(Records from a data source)
== == ==
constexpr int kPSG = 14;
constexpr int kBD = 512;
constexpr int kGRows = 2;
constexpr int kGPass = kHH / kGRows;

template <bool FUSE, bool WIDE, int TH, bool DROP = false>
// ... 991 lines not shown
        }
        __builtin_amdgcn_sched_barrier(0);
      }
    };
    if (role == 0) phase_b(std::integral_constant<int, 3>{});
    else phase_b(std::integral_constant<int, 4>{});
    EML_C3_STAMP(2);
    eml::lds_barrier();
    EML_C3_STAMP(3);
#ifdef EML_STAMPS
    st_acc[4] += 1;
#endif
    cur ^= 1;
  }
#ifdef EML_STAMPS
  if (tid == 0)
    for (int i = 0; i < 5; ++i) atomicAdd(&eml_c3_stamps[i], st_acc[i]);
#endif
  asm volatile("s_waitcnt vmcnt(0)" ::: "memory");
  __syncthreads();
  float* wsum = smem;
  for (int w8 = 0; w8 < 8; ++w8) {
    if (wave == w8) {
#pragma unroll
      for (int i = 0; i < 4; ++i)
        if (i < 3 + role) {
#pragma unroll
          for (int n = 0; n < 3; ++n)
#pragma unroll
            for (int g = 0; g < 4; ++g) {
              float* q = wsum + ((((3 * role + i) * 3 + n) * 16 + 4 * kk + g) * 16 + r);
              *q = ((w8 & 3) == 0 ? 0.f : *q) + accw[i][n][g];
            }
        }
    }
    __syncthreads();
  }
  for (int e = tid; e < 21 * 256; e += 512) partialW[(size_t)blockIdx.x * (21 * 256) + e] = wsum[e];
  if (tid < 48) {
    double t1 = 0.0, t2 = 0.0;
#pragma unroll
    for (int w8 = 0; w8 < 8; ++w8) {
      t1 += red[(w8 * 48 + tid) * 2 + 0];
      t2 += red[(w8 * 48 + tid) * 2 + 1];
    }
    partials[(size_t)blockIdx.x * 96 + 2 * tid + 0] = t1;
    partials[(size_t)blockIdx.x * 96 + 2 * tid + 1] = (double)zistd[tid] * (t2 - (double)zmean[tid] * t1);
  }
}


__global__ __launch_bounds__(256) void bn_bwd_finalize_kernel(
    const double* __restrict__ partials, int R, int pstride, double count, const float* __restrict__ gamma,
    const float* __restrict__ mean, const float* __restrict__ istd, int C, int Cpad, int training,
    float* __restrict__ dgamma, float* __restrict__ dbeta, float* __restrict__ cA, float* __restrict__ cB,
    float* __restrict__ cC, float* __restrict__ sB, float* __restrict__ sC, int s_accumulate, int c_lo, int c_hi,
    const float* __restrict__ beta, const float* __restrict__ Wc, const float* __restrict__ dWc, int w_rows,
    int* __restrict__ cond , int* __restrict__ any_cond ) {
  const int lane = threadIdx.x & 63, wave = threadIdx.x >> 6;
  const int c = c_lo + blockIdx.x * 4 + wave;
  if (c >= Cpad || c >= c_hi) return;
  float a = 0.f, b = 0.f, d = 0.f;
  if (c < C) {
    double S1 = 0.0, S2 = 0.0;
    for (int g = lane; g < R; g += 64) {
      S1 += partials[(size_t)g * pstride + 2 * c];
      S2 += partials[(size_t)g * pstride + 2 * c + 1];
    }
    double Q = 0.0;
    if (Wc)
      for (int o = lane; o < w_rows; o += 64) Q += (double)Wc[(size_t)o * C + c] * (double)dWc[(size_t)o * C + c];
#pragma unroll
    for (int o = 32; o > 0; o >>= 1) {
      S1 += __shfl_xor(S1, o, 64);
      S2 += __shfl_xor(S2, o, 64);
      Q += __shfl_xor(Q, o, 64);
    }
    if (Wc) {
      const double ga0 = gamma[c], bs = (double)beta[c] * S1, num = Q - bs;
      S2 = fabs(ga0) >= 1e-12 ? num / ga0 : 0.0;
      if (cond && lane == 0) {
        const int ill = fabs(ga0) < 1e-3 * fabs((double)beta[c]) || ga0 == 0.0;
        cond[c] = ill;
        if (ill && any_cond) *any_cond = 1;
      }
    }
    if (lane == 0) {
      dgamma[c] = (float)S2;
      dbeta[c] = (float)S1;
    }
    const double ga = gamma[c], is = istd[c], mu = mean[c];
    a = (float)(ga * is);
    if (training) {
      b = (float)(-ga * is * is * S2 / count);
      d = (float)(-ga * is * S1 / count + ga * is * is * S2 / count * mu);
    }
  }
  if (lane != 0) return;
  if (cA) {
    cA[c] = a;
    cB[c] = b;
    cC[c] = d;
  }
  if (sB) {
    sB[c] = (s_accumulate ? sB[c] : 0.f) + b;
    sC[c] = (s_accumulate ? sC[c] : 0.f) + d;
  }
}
== == ==
What you will do: Pull every line with the word "count" from the data.

Response to this exercise:
    const double* __restrict__ partials, int R, int pstride, double count, const float* __restrict__ gamma,
      b = (float)(-ga * is * is * S2 / count);
      d = (float)(-ga * is * S1 / count + ga * is * is * S2 / count * mu);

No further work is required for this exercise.